Any other good (and pithy ) example?

Thanks!

:tiphat:


----------



## SilverSurfer (Sep 13, 2014)

Hello, GioCar, *Sonoris causa*, dated 1.997 by Croatian Ivo Malec (1.925-), is the first example that has come to my mind (apart from Index and Bad Trip, but we have another thread for Romitelli).
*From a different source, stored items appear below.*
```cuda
extern "C" int hb200_pack_halo_weight(const float* w_oihw, hb200_bf16* img, int co, int ci_real, int c, int n,
                                      int k, int mode, hb200_stream_t stream) {
  HB_CHECK_ARG(w_oihw && img && mode >= 0 && mode <= 2, "pack_halo_weight: bad args");
  const long long total = (long long)k * k * c * n;
  pack_halo_weight_kernel<<<(int)min((total + 255) / 256, (long long)kNumSMs * 4), 256, 0, (cudaStream_t)stream>>>(
      w_oihw, (__nv_bfloat16*)img, k, k, c, n, co, ci_real, mode);
  HB_LAUNCH_OK();
  count_launch(1);
  return HB200_OK;
}

extern "C" int hb200_unpack_stem_wgrad(const float* dw_acc, float* dw_oihw, int co, int ci_real,
                                       hb200_stream_t stream) {
  HB_CHECK_ARG(dw_acc && dw_oihw && ci_real <= 4, "unpack_stem_wgrad: bad args");
  unpack_stem_wgrad_kernel<<<cdiv(co * ci_real * 49, 256), 256, 0, (cudaStream_t)stream>>>(dw_acc, dw_oihw, co, ci_real);
  HB_LAUNCH_OK();
  count_launch(1);
  return HB200_OK;
}

extern "C" int hb200_conv_halo(const hb200_bf16* x, const hb200_bf16* wimg, hb200_bf16* y, const hb200_bf16* addend,
                               double* gn_stats, int gn_groups, int batch, int h, int w, int c, int n, int k,
                               int mode, hb200_stream_t stream) {
  HB_CHECK_ARG(x && wimg && y, "conv_halo: null pointer");
  HB_CHECK_ARG(hb200_conv_halo_supported(c, n, k, h, w), "conv_halo: unsupported shape C=%d N=%d k=%d %dx%d", c, n, k, h, w);
  if (gn_stats) HB_CHECK_ARG(gn_groups > 0 && n % gn_groups == 0 && n / gn_groups >= 2, "conv_halo: bad GroupNorm groups");
  HaloArgs a;
  a.x = (const __nv_bfloat16*)x; a.wimg = (const __nv_bfloat16*)wimg; a.y = (__nv_bfloat16*)y;
  a.addend = (const __nv_bfloat16*)addend; a.stats = gn_stats;
  a.B = batch; a.H = h; a.W = w; a.gn_groups = gn_groups > 0 ? gn_groups : 1;
  a.ntiles = batch * (h / TH) * (w / TW);
  cudaStream_t st = (cudaStream_t)stream;
  const bool use_tma = g_halo_tma != 0;
  if (g_halo_tma == 1 && k == 3 && c == 64)
    return mode == 0 ? launch_halo_ws<64, 64, 3, 3, 1, 0, 2, true>(a, st) : launch_halo_ws<64, 64, 3, 3, 1, 1, 2, true>(a, st);
  if (g_halo_tma == 1 && k == 3 && c == 32)
    return mode == 0 ? launch_halo_ws<32, 32, 3, 3, 1, 0, 3, true>(a, st) : launch_halo_ws<32, 32, 3, 3, 1, 1, 3, true>(a, st);
  if (g_halo_tma == 1 && k == 4 && mode == 0) return launch_halo_ws<16, 32, 4, 4, 2, 0, 6>(a, st);
  if (g_halo_tma == 6 && k == 3 && c == 32)
    return mode == 0 ? launch_halo_ws<32, 32, 3, 3, 1, 0, 2, true>(a, st) : launch_halo_ws<32, 32, 3, 3, 1, 1, 2, true>(a, st);
  if (g_halo_tma == 4 && k == 3 && c == 32)
    return mode == 0 ? launch_halo_ws<32, 32, 3, 3, 1, 0, 3, true>(a, st) : launch_halo_ws<32, 32, 3, 3, 1, 1, 3, true>(a, st);
  if (g_halo_tma == 4 && k == 3 && c == 64)
    return mode == 0 ? launch_halo_ws<64, 64, 3, 3, 1, 0, 2, true>(a, st) : launch_halo_ws<64, 64, 3, 3, 1, 1, 2, true>(a, st);
  if (g_halo_tma == 3 && k == 3 && c == 32)
    return mode == 0 ? launch_halo_ws<32, 32, 3, 3, 1, 0, 4>(a, st) : launch_halo_ws<32, 32, 3, 3, 1, 1, 4>(a, st);
  if (g_halo_tma == 3 && k == 3 && c == 64)
    return mode == 0 ? launch_halo_ws<64, 64, 3, 3, 1, 0, 5>(a, st) : launch_halo_ws<64, 64, 3, 3, 1, 1, 5>(a, st);
  if (g_halo_tma == 3 && k == 4 && mode == 0) return launch_halo_ws<16, 32, 4, 4, 2, 0, 6>(a, st);
  if (g_halo_tma == 2 && k == 3 && c == 32)
    return mode == 0 ? launch_halo_sw<32, 32, 0>(a, st) : launch_halo_sw<32, 32, 1>(a, st);
  if (g_halo_tma == 2 && k == 3 && c == 64)
    return mode == 0 ? launch_halo_sw<64, 64, 0>(a, st) : launch_halo_sw<64, 64, 1>(a, st);
  if (use_tma && k == 3 && c == 32)
    return mode == 0 ? launch_halo_tma<32, 32, 3, 3, 1, 0>(a, st) : launch_halo_tma<32, 32, 3, 3, 1, 1>(a, st);
  if (use_tma && k == 4 && mode == 0) return launch_halo_tma<16, 32, 4, 4, 2, 0>(a, st);
  if (use_tma && k == 3 && c == 64)
    return mode == 0 ? launch_halo_tma<64, 64, 3, 3, 1, 0>(a, st) : launch_halo_tma<64, 64, 3, 3, 1, 1>(a, st);
  if (k == 3 && c == 32) return mode == 0 ? launch_halo<32, 32, 3, 3, 1, 0>(a, st) : launch_halo<32, 32, 3, 3, 1, 1>(a, st);
  if (k == 3 && c == 64) return mode == 0 ? launch_halo<64, 64, 3, 3, 1, 0>(a, st) : launch_halo<64, 64, 3, 3, 1, 1>(a, st);
  HB_CHECK_ARG(mode == 0, "conv_halo: the stem has no data gradient");
  return launch_halo<16, 32, 4, 4, 2, 0>(a, st);
}

__global__ void unpack_s2_wgrad_kernel(const float* __restrict__ acc, float* __restrict__ dw, int co, int ci) {
  const int total = co * ci * 9;
  for (int i = blockIdx.x * blockDim.x + threadIdx.x; i < total; i += gridDim.x * blockDim.x) {
    const int s = i % 3, r = (i / 3) % 3, c = (i / 9) % ci, o = i / (9 * ci);
    const int ky = r == 0 ? 0 : 1, dy = r == 0 ? 1 : r - 1, kx = s == 0 ? 0 : 1, dx = s == 0 ? 1 : s - 1;
    dw[i] = acc[((size_t)((ky * 2 + kx) * 4 + dy * 2 + dx) * ci + c) * co + o];
  }
}

extern "C" int hb200_conv_s2_wgrad_supported(int c, int n, int h, int w) {
  return c == 32 && n == 64 && h % (2 * TH) == 0 && w % (2 * TW) == 0;
}
extern "C" int hb200_conv_s2_wgrad(const hb200_bf16* x, const hb200_bf16* dy, float* dw_acc, int batch, int h, int w,
                                   int c, int n, hb200_stream_t stream) {
  HB_CHECK_ARG(x && dy && dw_acc && batch > 0, "conv_s2_wgrad: null pointer");
  HB_CHECK_ARG(hb200_conv_s2_wgrad_supported(c, n, h, w), "conv_s2_wgrad: unsupported shape C=%d N=%d %dx%d", c, n, h, w);
  HaloWgradArgs a;
  a.x = (const __nv_bfloat16*)x; a.dy = (const __nv_bfloat16*)dy; a.dw = dw_acc;
  a.B = batch; a.H = h / 2; a.W = w / 2;
  a.ntiles = batch * (a.H / TH) * (a.W / TW);
  return launch_halo_wgrad<128, 64, 2, 2, 1, 2>(a, (cudaStream_t)stream);
}
extern "C" int hb200_unpack_s2_wgrad(const float* dw_acc, float* dw_oihw, int co, int ci, hb200_stream_t stream) {
  HB_CHECK_ARG(dw_acc && dw_oihw && co > 0 && ci > 0, "unpack_s2_wgrad: bad args");
  unpack_s2_wgrad_kernel<<<cdiv(co * ci * 9, 256), 256, 0, (cudaStream_t)stream>>>(dw_acc, dw_oihw, co, ci);
  HB_LAUNCH_OK();
// ... 33 lines not shown
```

habitat-lab_b200/csrc/wgmma.cuh:

```cuda
#pragma once
#include <cuda_runtime.h>
#include <stdint.h>

namespace hb200 {
namespace wg {

__device__ __forceinline__ uint32_t smem_u32(const void* p) {
  return (uint32_t)__cvta_generic_to_shared(p);
}

enum Layout : uint32_t { kNoSwizzle = 0, kSwizzle128B = 2, kSwizzle64B = 4 };

__device__ __forceinline__ uint64_t make_smem_desc(uint32_t smem_addr, uint32_t lbo_bytes,
                                                   uint32_t sbo_bytes, uint32_t layout) {
  uint64_t d = 0;
  d |= (uint64_t)((smem_addr >> 4) & 0x3FFF);
  d |= (uint64_t)((lbo_bytes >> 4) & 0x3FFF) << 16;
  d |= (uint64_t)((sbo_bytes >> 4) & 0x3FFF) << 32;
  d |= (uint64_t)(layout & 7) << 61;
  return d;
}
__device__ __forceinline__ uint64_t desc_add(uint64_t d, uint32_t bytes) { return d + (uint64_t)(bytes >> 4); }

constexpr int kF16 = 0, kBF16 = 1, kTF32 = 2;
// ... 105 lines not shown
  template <int TA, int TB>
  static __device__ __forceinline__ void mma(float (&d)[64], uint64_t da, uint64_t db, uint32_t accum) {
    asm volatile(
        "{\n\t.reg .pred p;\n\tsetp.ne.b32 p, %66, 0;\n\t"
        "wgmma.mma_async.sync.aligned.m64n128k16.f32.f16.f16 "
        "{%0, %1, %2, %3, %4, %5, %6, %7, %8, %9, %10, %11, %12, %13, %14, %15, %16, %17, %18, %19, %20, %21, %22, %23, %24, %25, %26, %27, %28, %29, %30, %31, %32, %33, %34, %35, %36, %37, %38, %39, %40, %41, %42, %43, %44, %45, %46, %47, %48, %49, %50, %51, %52, %53, %54, %55, %56, %57, %58, %59, %60, %61, %62, %63}, %64, %65, p, 1, 1, %67, %68;\n\t}\n"
        : "+f"(d[0]), "+f"(d[1]), "+f"(d[2]), "+f"(d[3]), "+f"(d[4]), "+f"(d[5]), "+f"(d[6]), "+f"(d[7]), "+f"(d[8]), "+f"(d[9]), "+f"(d[10]), "+f"(d[11]), "+f"(d[12]), "+f"(d[13]), "+f"(d[14]), "+f"(d[15]), "+f"(d[16]), "+f"(d[17]), "+f"(d[18]), "+f"(d[19]), "+f"(d[20]), "+f"(d[21]), "+f"(d[22]), "+f"(d[23]), "+f"(d[24]), "+f"(d[25]), "+f"(d[26]), "+f"(d[27]), "+f"(d[28]), "+f"(d[29]), "+f"(d[30]), "+f"(d[31]), "+f"(d[32]), "+f"(d[33]), "+f"(d[34]), "+f"(d[35]), "+f"(d[36]), "+f"(d[37]), "+f"(d[38]), "+f"(d[39]), "+f"(d[40]), "+f"(d[41]), "+f"(d[42]), "+f"(d[43]), "+f"(d[44]), "+f"(d[45]), "+f"(d[46]), "+f"(d[47]), "+f"(d[48]), "+f"(d[49]), "+f"(d[50]), "+f"(d[51]), "+f"(d[52]), "+f"(d[53]), "+f"(d[54]), "+f"(d[55]), "+f"(d[56]), "+f"(d[57]), "+f"(d[58]), "+f"(d[59]), "+f"(d[60]), "+f"(d[61]), "+f"(d[62]), "+f"(d[63])
        : "l"(da), "l"(db), "r"(accum), "n"(TA), "n"(TB));
  }
};
template <> struct Wgmma<128, kF16 + 1> {
  template <int TA, int TB>
  static __device__ __forceinline__ void mma(float (&d)[64], uint64_t da, uint64_t db, uint32_t accum) {
    asm volatile(
        "{\n\t.reg .pred p;\n\tsetp.ne.b32 p, %66, 0;\n\t"
        "wgmma.mma_async.sync.aligned.m64n128k16.f32.bf16.bf16 "
        "{%0, %1, %2, %3, %4, %5, %6, %7, %8, %9, %10, %11, %12, %13, %14, %15, %16, %17, %18, %19, %20, %21, %22, %23, %24, %25, %26, %27, %28, %29, %30, %31, %32, %33, %34, %35, %36, %37, %38, %39, %40, %41, %42, %43, %44, %45, %46, %47, %48, %49, %50, %51, %52, %53, %54, %55, %56, %57, %58, %59, %60, %61, %62, %63}, %64, %65, p, 1, 1, %67, %68;\n\t}\n"
        : "+f"(d[0]), "+f"(d[1]), "+f"(d[2]), "+f"(d[3]), "+f"(d[4]), "+f"(d[5]), "+f"(d[6]), "+f"(d[7]), "+f"(d[8]), "+f"(d[9]), "+f"(d[10]), "+f"(d[11]), "+f"(d[12]), "+f"(d[13]), "+f"(d[14]), "+f"(d[15]), "+f"(d[16]), "+f"(d[17]), "+f"(d[18]), "+f"(d[19]), "+f"(d[20]), "+f"(d[21]), "+f"(d[22]), "+f"(d[23]), "+f"(d[24]), "+f"(d[25]), "+f"(d[26]), "+f"(d[27]), "+f"(d[28]), "+f"(d[29]), "+f"(d[30]), "+f"(d[31]), "+f"(d[32]), "+f"(d[33]), "+f"(d[34]), "+f"(d[35]), "+f"(d[36]), "+f"(d[37]), "+f"(d[38]), "+f"(d[39]), "+f"(d[40]), "+f"(d[41]), "+f"(d[42]), "+f"(d[43]), "+f"(d[44]), "+f"(d[45]), "+f"(d[46]), "+f"(d[47]), "+f"(d[48]), "+f"(d[49]), "+f"(d[50]), "+f"(d[51]), "+f"(d[52]), "+f"(d[53]), "+f"(d[54]), "+f"(d[55]), "+f"(d[56]), "+f"(d[57]), "+f"(d[58]), "+f"(d[59]), "+f"(d[60]), "+f"(d[61]), "+f"(d[62]), "+f"(d[63])
        : "l"(da), "l"(db), "r"(accum), "n"(TA), "n"(TB));
  }
};
template <> struct Wgmma<128, kTF32> {
  template <int TA, int TB>
  static __device__ __forceinline__ void mma(float (&d)[64], uint64_t da, uint64_t db, uint32_t accum) {
    static_assert(TA == 0 && TB == 0, "tf32 operands are K-major only");
    asm volatile(
        "{\n\t.reg .pred p;\n\tsetp.ne.b32 p, %66, 0;\n\t"
        "wgmma.mma_async.sync.aligned.m64n128k8.f32.tf32.tf32 "
        "{%0, %1, %2, %3, %4, %5, %6, %7, %8, %9, %10, %11, %12, %13, %14, %15, %16, %17, %18, %19, %20, %21, %22, %23, %24, %25, %26, %27, %28, %29, %30, %31, %32, %33, %34, %35, %36, %37, %38, %39, %40, %41, %42, %43, %44, %45, %46, %47, %48, %49, %50, %51, %52, %53, %54, %55, %56, %57, %58, %59, %60, %61, %62, %63}, %64, %65, p, 1, 1;\n\t}\n"
        : "+f"(d[0]), "+f"(d[1]), "+f"(d[2]), "+f"(d[3]), "+f"(d[4]), "+f"(d[5]), "+f"(d[6]), "+f"(d[7]), "+f"(d[8]), "+f"(d[9]), "+f"(d[10]), "+f"(d[11]), "+f"(d[12]), "+f"(d[13]), "+f"(d[14]), "+f"(d[15]), "+f"(d[16]), "+f"(d[17]), "+f"(d[18]), "+f"(d[19]), "+f"(d[20]), "+f"(d[21]), "+f"(d[22]), "+f"(d[23]), "+f"(d[24]), "+f"(d[25]), "+f"(d[26]), "+f"(d[27]), "+f"(d[28]), "+f"(d[29]), "+f"(d[30]), "+f"(d[31]), "+f"(d[32]), "+f"(d[33]), "+f"(d[34]), "+f"(d[35]), "+f"(d[36]), "+f"(d[37]), "+f"(d[38]), "+f"(d[39]), "+f"(d[40]), "+f"(d[41]), "+f"(d[42]), "+f"(d[43]), "+f"(d[44]), "+f"(d[45]), "+f"(d[46]), "+f"(d[47]), "+f"(d[48]), "+f"(d[49]), "+f"(d[50]), "+f"(d[51]), "+f"(d[52]), "+f"(d[53]), "+f"(d[54]), "+f"(d[55]), "+f"(d[56]), "+f"(d[57]), "+f"(d[58]), "+f"(d[59]), "+f"(d[60]), "+f"(d[61]), "+f"(d[62]), "+f"(d[63])
        : "l"(da), "l"(db), "r"(accum));
  }
};

__device__ __forceinline__ void wgmma_fence() { asm volatile("wgmma.fence.sync.aligned;" ::: "memory"); }
__device__ __forceinline__ void wgmma_commit() { asm volatile("wgmma.commit_group.sync.aligned;" ::: "memory"); }
template <int N>
__device__ __forceinline__ void wgmma_wait() {
  asm volatile("wgmma.wait_group.sync.aligned %0;" ::"n"(N) : "memory");
}
template <int N>
__device__ __forceinline__ void acc_fence(float (&acc)[N]) {
#pragma unroll
  for (int i = 0; i < N; ++i) asm volatile("" : "+f"(acc[i])::"memory");
}

template <int N, int T, int TA = 0, int TB = 0>
__device__ __forceinline__ void mma128(float (&acc)[N], uint64_t da, uint32_t a_hi, uint64_t db, uint32_t accum) {
  static_assert(N == 16 || N == 32 || N == 64 || N == 128, "wgmma tile width");
  Wgmma<N, T>::template mma<TA, TB>(*reinterpret_cast<float(*)[N / 2]>(&acc[0]), da, db, accum);
  Wgmma<N, T>::template mma<TA, TB>(*reinterpret_cast<float(*)[N / 2]>(&acc[N / 2]), desc_add(da, a_hi), db, accum);
}

__device__ __forceinline__ void wg_bar_sync() { asm volatile("bar.sync 1, 128;" ::: "memory"); }

constexpr int kStagePitch = 33;
constexpr int kStageFloats = 128 * kStagePitch;
template <int N>
__device__ __forceinline__ void acc_row32(const float (&acc)[N], int col0, float* stage, float (&r)[32]) {
  const int t = threadIdx.x & 127, w = t >> 5, l = t & 31;
  wg_bar_sync();
#pragma unroll
  for (int h = 0; h < 2; ++h) {
#pragma unroll
    for (int i = 0; i < 4; ++i) {
      const int idx = h * (N / 2) + ((col0 >> 3) + i) * 4;
      const int row = h * 64 + 16 * w + (l >> 2), col = 8 * i + 2 * (l & 3);
      stage[row * kStagePitch + col] = acc[idx];
      stage[row * kStagePitch + col + 1] = acc[idx + 1];
      stage[(row + 8) * kStagePitch + col] = acc[idx + 2];
      stage[(row + 8) * kStagePitch + col + 1] = acc[idx + 3];
    }
  }
  wg_bar_sync();
#pragma unroll
  for (int j = 0; j < 32; ++j) r[j] = stage[t * kStagePitch + j];
}

__device__ __forceinline__ void fence_proxy_async_smem() {
  asm volatile("fence.proxy.async.shared::cta;" ::: "memory");
}

__device__ __forceinline__ void mbar_init(uint64_t* bar, uint32_t count) {
  asm volatile("mbarrier.init.shared::cta.b64 [%0], %1;" ::"r"(smem_u32(bar)), "r"(count) : "memory");
}
__device__ __forceinline__ void mbar_fence_init() {
  asm volatile("fence.mbarrier_init.release.cluster;" ::: "memory");
}
__device__ __forceinline__ void mbar_arrive(uint64_t* bar) {
  asm volatile("mbarrier.arrive.shared::cta.b64 _, [%0];" ::"r"(smem_u32(bar)) : "memory");
}
__device__ __forceinline__ bool mbar_try_wait(uint64_t* bar, uint32_t parity) {
  uint32_t ok;
  asm volatile(
      "{\n\t"
      ".reg .pred p;\n\t"
      "mbarrier.try_wait.parity.shared::cta.b64 p, [%1], %2;\n\t"
      "selp.u32 %0, 1, 0, p;\n\t"
      "}\n"
      : "=r"(ok)
      : "r"(smem_u32(bar)), "r"(parity)
      : "memory");
  return ok != 0;
}
__device__ __forceinline__ void mbar_wait(uint64_t* bar, uint32_t parity) {
  if (mbar_try_wait(bar, parity)) return;
  const long long t0 = clock64();
  while (!mbar_try_wait(bar, parity)) {
    if (clock64() - t0 > 4000000000ll) __trap();
  }
}

__device__ __forceinline__ void mbar_expect_tx(uint64_t* bar, uint32_t bytes) {
  asm volatile("mbarrier.arrive.expect_tx.shared::cta.b64 _, [%0], %1;" ::"r"(smem_u32(bar)), "r"(bytes) : "memory");
}
__device__ __forceinline__ void tma_load_4d(uint32_t smem_dst, const void* tmap, uint64_t* bar, int c0, int c1,
                                            int c2, int c3) {
  asm volatile(
      "cp.async.bulk.tensor.4d.shared::cluster.global.tile.mbarrier::complete_tx::bytes [%0], [%1, {%3, %4, %5, %6}], [%2];"
      ::"r"(smem_dst), "l"(reinterpret_cast<uint64_t>(tmap)), "r"(smem_u32(bar)), "r"(c0), "r"(c1), "r"(c2), "r"(c3)
      : "memory");
}

__device__ __forceinline__ void tma_load_5d(uint32_t smem_dst, const void* tmap, uint64_t* bar, int c0, int c1, int c2,
                                            int c3, int c4) {
  asm volatile(
      "cp.async.bulk.tensor.5d.shared::cluster.global.tile.mbarrier::complete_tx::bytes [%0], [%1, {%3, %4, %5, %6, %7}], [%2];"
// ... 30 lines not shown
```

Before: 52090.

## Run two consumer warpgroups in halo conv kernel and move epilogue buffers to dynamic smem

The warp-specialized halo conv kernel grows from one consumer warpgroup to two, plus the producer warp (288 threads). The two consumers take alternating tiles, each with its own epilogue transpose buffer and named barrier, and the 32-channel path deepens the pipeline to 6 stages. The static stage buffer moves into dynamic shared memory: in the igemm kernel it aliases the pipeline stages, in the halo kernel it sits after the halo stages. The aim is to overlap one warpgroup's epilogue with the other's MMA, at the cost of more registers and shared memory per block, which may lower occupancy.

```diff
diff --git a/habitat-lab_b200/csrc/conv.cu b/habitat-lab_b200/csrc/conv.cu
--- a/habitat-lab_b200/csrc/conv.cu
+++ b/habitat-lab_b200/csrc/conv.cu
@@ -46,12 +46,13 @@
 template <int BN, int MODE, int LAYOUT, int NST = kStages>
 __global__ void __launch_bounds__(128) conv_igemm_kernel(const ConvArgs a) {
   extern __shared__ __align__(16) uint8_t smem_raw[];
-  __shared__ float stage_buf[kStageFloats];
   constexpr uint32_t kABytes = kTileM * kChunkK * 2;
   constexpr uint32_t kBBytes = BN * kChunkK * 2;
   constexpr uint32_t kStageBytes = kABytes + kBBytes;
   static_assert(BN <= kMaxBN, "conv: N tile");
+  static_assert(NST * kStageBytes >= kStageFloats * sizeof(float), "conv: epilogue transpose buffer");
   const uint32_t smem_base = (smem_u32(smem_raw) + 1023u) & ~1023u;
+  float* const stage_buf = reinterpret_cast<float*>(smem_raw + (smem_base - smem_u32(smem_raw)));
 
   const int tid = threadIdx.x, lane = tid & 31;
   const int n0 = blockIdx.y * BN;
diff --git a/habitat-lab_b200/csrc/conv_halo.cu b/habitat-lab_b200/csrc/conv_halo.cu
--- a/habitat-lab_b200/csrc/conv_halo.cu
+++ b/habitat-lab_b200/csrc/conv_halo.cu
@@ -882,8 +882,9 @@
 }
 
 
+constexpr int kHaloWsThreads = 288;
 template <int C, int N, int KH, int KW, int PAD, int MODE, int NS, bool SW = false>
-__global__ void __launch_bounds__(160)
+__global__ void __launch_bounds__(kHaloWsThreads)
 conv_halo_ws_kernel(const HaloArgs a, const __grid_constant__ CUtensorMap tmap) {
   using Cfg = HaloCfg<C, N, KH, KW, PAD>;
   constexpr int CJ = Cfg::CJ, HH = Cfg::HH, HWD = Cfg::HWD;
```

It's a work of around 16' written "in favour" of the orchestra instead of "against" as many other contemporary pieces, dedicated in gratitude to an orchestra who had played former pieces by him so they can enjoy playing it, and it shows from the sensual beginning (you can listen to it on many streamings, not in Youtube).


----------



## Mahlerian (Nov 27, 2012)

When I saw the thread title, I thought of:





Of course, for the greatest of all Stravinsky openings, one need look no further than the first chord of this:





Just an E minor triad, of course, but a more forceful E minor triad has yet to be found.


----------



## SilverSurfer (Sep 13, 2014)

Your Threni has reminded me of this *Threnody* (a friend of mine compared 2 versions saying one was like seeing/hearing it from land and oher from Enola Gay):


----------



## GioCar (Oct 30, 2013)

SilverSurfer said:


> Hello, GioCar, *Sonoris causa*, dated 1.997 by Croatian Ivo Malec (1.925-), is the first example that has come to my mind (apart from Index and Bad Trip, but we have another thread for Romitelli).
> 
> It's a work of around 16' written "in favour" of the orchestra instead of "against" as many other contemporary pieces, dedicated in gratitude to an orchestra who had played former pieces by him so they can enjoy playing it, and it shows from the sensual beginning (you can listen to it on many streamings, not in Youtube).


Thanks SilverSurfer for the example, I found it on Qobuz and tonight I'll give it a try.


----------



## SilverSurfer (Sep 13, 2014)

You're welcome, don't miss Ottava alta, then...


----------



## Headphone Hermit (Jan 8, 2014)

First two notes of Beethoven's Eroica Symphony - Dat! Dat!

Wake up and pay attention - I have something important to say


----------



## hpowders (Dec 23, 2013)

How about the organ playing a tonic E flat chord at full blast at the beginning of the Mahler 8th Symphony? Speaking of "wake up and pay attention"!


----------



## MoonlightSonata (Mar 29, 2014)

Eine Kleine Nachtmusik (Mozart) and Beethoven's Fifth Symphony have probably the most famous openings in music.


----------



## Woodduck (Mar 17, 2014)

What could be more commanding than the pounding timpani at the start of Brahms' first symphony?Brahms, finally presenting a symphony to the world at age 43 after struggling with it for two decades, said he felt the heavy tread of Beethoven behind him. What a coup, to deal with that tread by laying it directly before us in the music and then proving he could live up to its challenge!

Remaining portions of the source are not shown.